Le champ sémantique de l’égalité est fondamental car l’amitié repose sur la réciprocité.

À l’inverse, le tyran est défini par sa toute-puissance : « il peut tout », « il est maître de tous ».

Cette hyperbole révèle un pouvoir sans limite.

Les favoris du tyran sont eux-mêmes prisonniers du système qu’ils ont contribué à construire. La tyrannie détruit donc aussi ceux qui la servent.

Ce deuxième mouvement montre que l’absence d’égalité politique entraîne l’impossibilité des relations humaines authentiques.

TROISIÈME MOUVEMENT : lignes 17 à 21
Une leçon politique sous forme de fable

Dans la dernière partie, La Boétie s’étonne que les hommes continuent à se rapprocher des tyrans malgré les dangers.

L’interrogation rhétorique : « N’est-il pas extrêmement déplorable… » traduit son indignation.

La fable du renard et du lion apporte ensuite une illustration concrète.

Le renard remarque les traces qui entrent dans la tanière du lion mais aucune qui en ressort.

Cette image constitue une allégorie du pouvoir tyrannique.

La métaphore animale rend la démonstration plus frappante pour le lecteur.

La chute produit un effet de mise en garde : celui qui s’approche du tyran risque de perdre sa liberté, voire sa vie.

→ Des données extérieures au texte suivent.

def rup(x, m):
# ... 64 lines not shown
            t.gw = True
            for c in t.children:
                c.gw = True

    @staticmethod
    def _tagged(p, fn):
        if hasattr(fn, "vn_cost"):
            p.vn_cost = fn.vn_cost
        return p

    def _contrib_gemm(self, t: T, A, Bm, **kw):
        g = self._grad(t)
        resid = g if t.gw else None
        self.bwd.append(partial(ops.gemm, A, Bm, g, resid=resid, **kw))
        if not t.gw:
            t.gw = True
            for c in t.children:
                c.gw = True

    _tile_cache: Dict[tuple, int] = {}
    _TILE_DIMS = {1: (128, 128), 2: (128, 64), 3: (64, 64), 4: (256, 128), 5: (256, 256), 6: (256, 128), 7: (256, 128),
                  8: (256, 128), 9: (128, 128), 10: (128, 128), 11: (128, 64), 12: (64, 64), 13: (128, 128), 14: (128, 64),
                  15: (64, 64), 16: (256, 256), 17: (256, 128), 18: (256, 128)}

    @staticmethod
    def _gemm_key(f):
        kw = f.keywords
        A, Bm, out = f.args[:3]
        conv = kw.get("conv")
        M = kw.get("M") or A.shape[-2]
        N = kw.get("N") or Bm.shape[-2]
        K = kw.get("K") or Bm.shape[-1]
        ck = (conv["mode"], conv["stride"], conv["ups"], conv["Hi"], conv["Wi"]) if conv else None
        return (M, N, K, kw.get("batch") or 1, ck, out.dtype == torch.float32, kw.get("geglu") or 0)

    def autotune(self, candidates=(1, 2, 3, 5, 6, 7, 8, 9, 10, 11, 12, 13, 14, 15, 16, 17, 18), reps=8):
        if not torch.cuda.is_available():
            return
        import json
        import os
        from .. import parallel
        if os.environ.get("VNETI_AUTOTUNE_CANDS"):
            candidates = tuple(int(x) for x in os.environ["VNETI_AUTOTUNE_CANDS"].split(","))
        how = _timing_switches(self.dev, reps)
        cache = Schedule._tile_cache
        cache_path = os.environ.get("VNETI_AUTOTUNE_CACHE")
        if cache_path and os.path.exists(cache_path) and not cache:
            cache.update(picks_from_json(json.load(open(cache_path))))
        n_before = len(cache)
        share = parallel.sharing_picks() and parallel._dist() is not None
        rank0 = (not share) or parallel._dist().get_rank() == 0
        if share and not rank0:
            cache.update(parallel.share_from_rank0(None))
        for lst in (self.fwd_pre, self.fwd, self.bwd):
            for idx, f in enumerate(lst):
                if getattr(f, "func", None) is not ops.gemm or f.keywords.get("tile_hint"):
                    continue
                key = self._gemm_key(f)
                B_cm = None
                if key not in cache:
                    cache[key], B_cm = self._measure(f, key, candidates, how)
                lst[idx] = self._pin(f, cache[key], B_cm)
        if share and rank0:
            parallel.share_from_rank0(dict(cache))
        if cache_path and len(cache) != n_before and parallel.world_info()[0] == 0:
            tmp = f"{cache_path}.{os.getpid()}.tmp"
            with open(tmp, "w") as fh:
                json.dump(picks_to_json(cache), fh)
            os.replace(tmp, cache_path)

    def _measure(self, f, key, candidates, how):
        conv = f.keywords.get("conv")
        B_cm = packing._chunk_major(f.args[1], f.args[1].shape[0], conv["Ci"]) if _chunk_major_ok(conv) else None
        best, best_t = (0, 0, 0), float("inf")
        for h, sk, ko in gemm_variants(key, conv, f.keywords.get("geglu"), candidates):
            kw = dict(f.keywords)
            kw["tile_hint"], kw["split_k"] = h, sk
            args = f.args
            if ko:
                kw["conv"] = dict(conv, korder=1)
                args = (f.args[0], B_cm) + tuple(f.args[2:])
            t = _time_call(partial(ops.gemm, *args, **kw), args[0], *how)
            if t < best_t:
                best, best_t = (h, sk, ko), t
        return best, B_cm

    def _pin(self, f, pick, B_cm=None):
        pick = tuple(pick) + (0,) * (3 - len(pick))
        conv = f.keywords.get("conv")
        kw = dict(f.keywords)
        kw["tile_hint"], kw["split_k"] = pick[0], pick[1]
        args = f.args
        if pick[2] and _chunk_major_ok(conv):
            if B_cm is None:
                B_cm = packing._chunk_major(f.args[1], f.args[1].shape[0], conv["Ci"])
            kw["conv"] = dict(conv, korder=1)
            self.bytes += B_cm.numel() * B_cm.element_size()
            args = (f.args[0], B_cm) + tuple(f.args[2:])
        return partial(ops.gemm, *args, **kw)

    def bind_workspace(self):
        for lst in (self.fwd_pre, self.fwd, self.bwd):
            for idx, f in enumerate(lst):
                fn = getattr(f, "func", None)
                if fn is ops.gemm or fn is ops.attn_bwd_dkv:
                    lst[idx] = self._rebound(f, fn, dict(f.keywords, workspace=self.ws))

    @staticmethod
    def _rebound(f, fn, kw):
        return partial(fn, *f.args, **kw)

    GN_SLOTS = 8

    def _produced(self, t: T):
        t.producer = len(self.fwd) - 1
        return t

    GN2_MAX = 512

    def _gn2_slice(self):
        if not hasattr(self, "_gn2_arena"):
            self._gn2_arena = self._buf((self.GN2_MAX, self.B, self.GN_SLOTS, self.groups, 4), torch.int64, zero=True)
            self._gn2_used = 0
        assert self._gn2_used < self.GN2_MAX
        self._gn2_used += 1
        return self._gn2_arena[self._gn2_used - 1]

    def fuse_gn_stats(self, fuse: bool = True):
        n = self._fuse_gn_stats() if fuse else 0
        if getattr(self, "_gn2_used", 0):
            self.fwd.insert(0, self._gn2_arena[:self._gn2_used].zero_)
        return n

    def _fuse_gn_stats(self):
        import os
        if os.environ.get("VNETI_NO_GN_FUSE"):
            return 0
        S, G, B = self.GN_SLOTS, self.groups, self.B
# ... 45 lines not shown
                   rstd=self._buf((self.B * self.groups,), torch.float32), silu=silu, hw=hw)
        y = self._buf((x.rows, Cc))
        import os
        if os.environ.get("VNETI_GN_3L"):
            self.fwd.append(partial(ops.groupnorm_fwd, x.v, y, rec["gamma"], rec["beta"], rec["mean"], rec["rstd"],
                                    self.gn_ws, self.B, hw, Cc, self.groups, eps, silu))
        else:
            self.fwd.append(partial(ops.groupnorm_fwd_2l, x.v, y, rec["gamma"], rec["beta"], self._gn2_slice(),
                                    self.GN_SLOTS, rec["mean"], rec["rstd"], self.B, hw, Cc, self.groups, eps, silu))
            if self.need_backward:
                rec["bsums"] = self._gn2_slice()
        if x.producer is not None:
            self._gn_fusable.append(dict(idx=len(self.fwd) - 1, prod=x.producer, gn=rec, x=x.v, y=y, hw=hw, C=Cc,
                                         eps=eps, silu=silu))
        return y, rec

    def _gn_bwd_fn(self, rec, dy):
        x = rec["x"]
        if "bsums" not in rec:
            fn = lambda out, accum: ops.groupnorm_bwd(dy, x.v, rec["gamma"], rec["beta"], rec["mean"], rec["rstd"], out,
                                                      self.gn_ws, self.B, rec["hw"], x.cols, self.groups,
                                                      rec["silu"], accum=accum)
        else:
            fn = lambda out, accum: ops.groupnorm_bwd_2l(dy, x.v, rec["gamma"], rec["beta"], rec["mean"], rec["rstd"], out,
                                                         rec["bsums"], self.GN_SLOTS, self.gn_ws, self.B, rec["hw"], x.cols,
                                                         self.groups, rec["silu"], accum=accum)
        fn.vn_cost = ("GroupNorm(+SiLU) bwd", 5.0 * self.B * rec["hw"] * x.cols * 2)
        return fn

    def _conv_desc(self, Hi, Wi, Ci, Ho, Wo, stride, pad, ups, ldx, mode=1):
        return dict(mode=mode, Hi=Hi, Wi=Wi, Ci=Ci, Ho=Ho, Wo=Wo, stride=stride, pad_t=pad, pad_l=pad, ups=ups,
                    ldx=ldx, korder=1 if (packing.KORDER_CM and Ci % 64 == 0) else 0)

    def _resnet(self, x: T, cin, cout, name, w, out_view, h, wd, need_dx=True):
        M = x.rows
        n1, gn1 = self._gn(x, name + "norm1", w, self.eps, True)
        w1 = self._w16(packing.conv3x3_fwd(w[name + "conv1.weight"]))
        b1 = self._w32(w[name + "conv1.bias"])
        radd = None
        if name in self.temb_off:
            off, n = self.temb_off[name]
            radd = self.temb_all[:, off:off + n]
        h1 = T(self._buf((M, cout)))
        self.fwd.append(partial(ops.gemm, n1, w1, h1.v, bias=b1, rowadd=radd, rows_per_group=h * wd, M=M,
                                conv=self._conv_desc(h, wd, cin, h, wd, 1, 1, 0, cin)))
        self._produced(h1)
        n2, gn2 = self._gn(h1, name + "norm2", w, self.eps, True)
        w2 = self._w16(packing.conv3x3_fwd(w[name + "conv2.weight"]))
        b2 = self._w32(w[name + "conv2.bias"])
        out = T(out_view if out_view is not None else self._buf((M, cout)))
        wsc = None
        if cin != cout:
            wsc = self._w16(w[name + "conv_shortcut.weight"].reshape(cout, cin))
            bsc = self._w32(w[name + "conv_shortcut.bias"])
            sc_buf = self._buf((M, cout))
            self.fwd.append(partial(ops.gemm, x.v, wsc, sc_buf, bias=bsc))
            resid = sc_buf
        else:
            resid = x.v
        self.fwd.append(partial(ops.gemm, n2, w2, out.v, bias=b2, resid=resid, M=M,
                                conv=self._conv_desc(h, wd, cout, h, wd, 1, 1, 0, cout)))
        self._produced(out)
        rec = dict(kind="resnet", x=x, out=out, h1=h1, gn1=gn1, gn2=gn2, cin=cin, cout=cout, h=h, wd=wd,
                   need_dx=need_dx, name=name)
        if self.need_backward and need_dx:
            rec["w2d"] = self._w16(packing.conv3x3_dgrad(w[name + "conv2.weight"]))
# ... 42 lines not shown
        out = T(out_view if out_view is not None else self._buf((M, Cc)))
        self.fwd.append(partial(ops.gemm, x.v, wf, out.v, bias=b, M=M,
                                conv=self._conv_desc(h, wd, Cc, h // 2, wd // 2, 2, pad, 0, x.v.stride(0))))
        self._produced(out)
        rec = dict(kind="down", x=x, out=out, C=Cc, h=h, wd=wd, pad=pad)
        if self.need_backward:
            rec["wd_"] = self._w16(packing.conv3x3_dgrad(w[name + "weight"]))
        self.tape.append(rec)
        return out

    def _downsample_bwd(self, r):
        x, out, Cc, h, wd = r["x"], r["out"], r["C"], r["h"], r["wd"]
        assert out.gw
        desc = self._conv_desc(h // 2, wd // 2, Cc, h, wd, 2, r["pad"], 0, out.g.stride(0), mode=2)
        self._contrib_gemm(x, out.g, r["wd_"], M=x.rows, conv=desc)

    def forward_pre(self):
        for f in self.fwd_pre:
            f()

    def forward_main(self):
        for f in self.fwd:
            f()

    def forward(self):
        self.forward_pre()
        self.forward_main()

    def backward(self):
        for f in self.bwd:
            f()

La Boétie transforme ainsi sa réflexion philosophique en avertissement politique.

CONCLUSION

Pour conclure, La Boétie montre que la tyrannie détruit les conditions mêmes de l’amitié. Parce qu’elle repose sur la peur, l’inégalité et la domination, elle empêche la confiance et la réciprocité qui fondent les relations humaines authentiques.

Ainsi, l’impossibilité de l’amitié sous la tyrannie révèle que la liberté ne dépend pas seulement des institutions politiques : elle repose aussi sur des liens humains fondés sur l’égalité et la vertu.

Le texte répond donc pleinement au parcours « Défendre et entretenir la liberté », puisqu’il montre que la liberté doit être entretenue par des comportements moraux autant que par des choix politiques.

OUVERTURE

Cette réflexion peut être rapprochée du philosophe chinois Mencius, qui affirmait qu’un souverain perd sa légitimité lorsqu’il cesse de servir le peuple. Comme La Boétie, il place la justice au-dessus du pouvoir.

On peut également penser à Jean-Jacques Rousseau, pour qui aucune autorité n’est légitime sans le consentement des citoyens.

Enfin, le film Douze Hommes en colère de Sidney Lumet montre lui aussi qu’une société libre repose sur le courage moral, la confiance dans la raison et la résistance aux pressions du groupe.

Cette problématique a un avantage important pour l’oral : elle permet de parler de la tyrannie, de l’amitié et de la liberté en même temps, ce qui correspond exactement à l’objectif du parcours et donne davantage de profondeur qu’une simple dénonciation du tyran.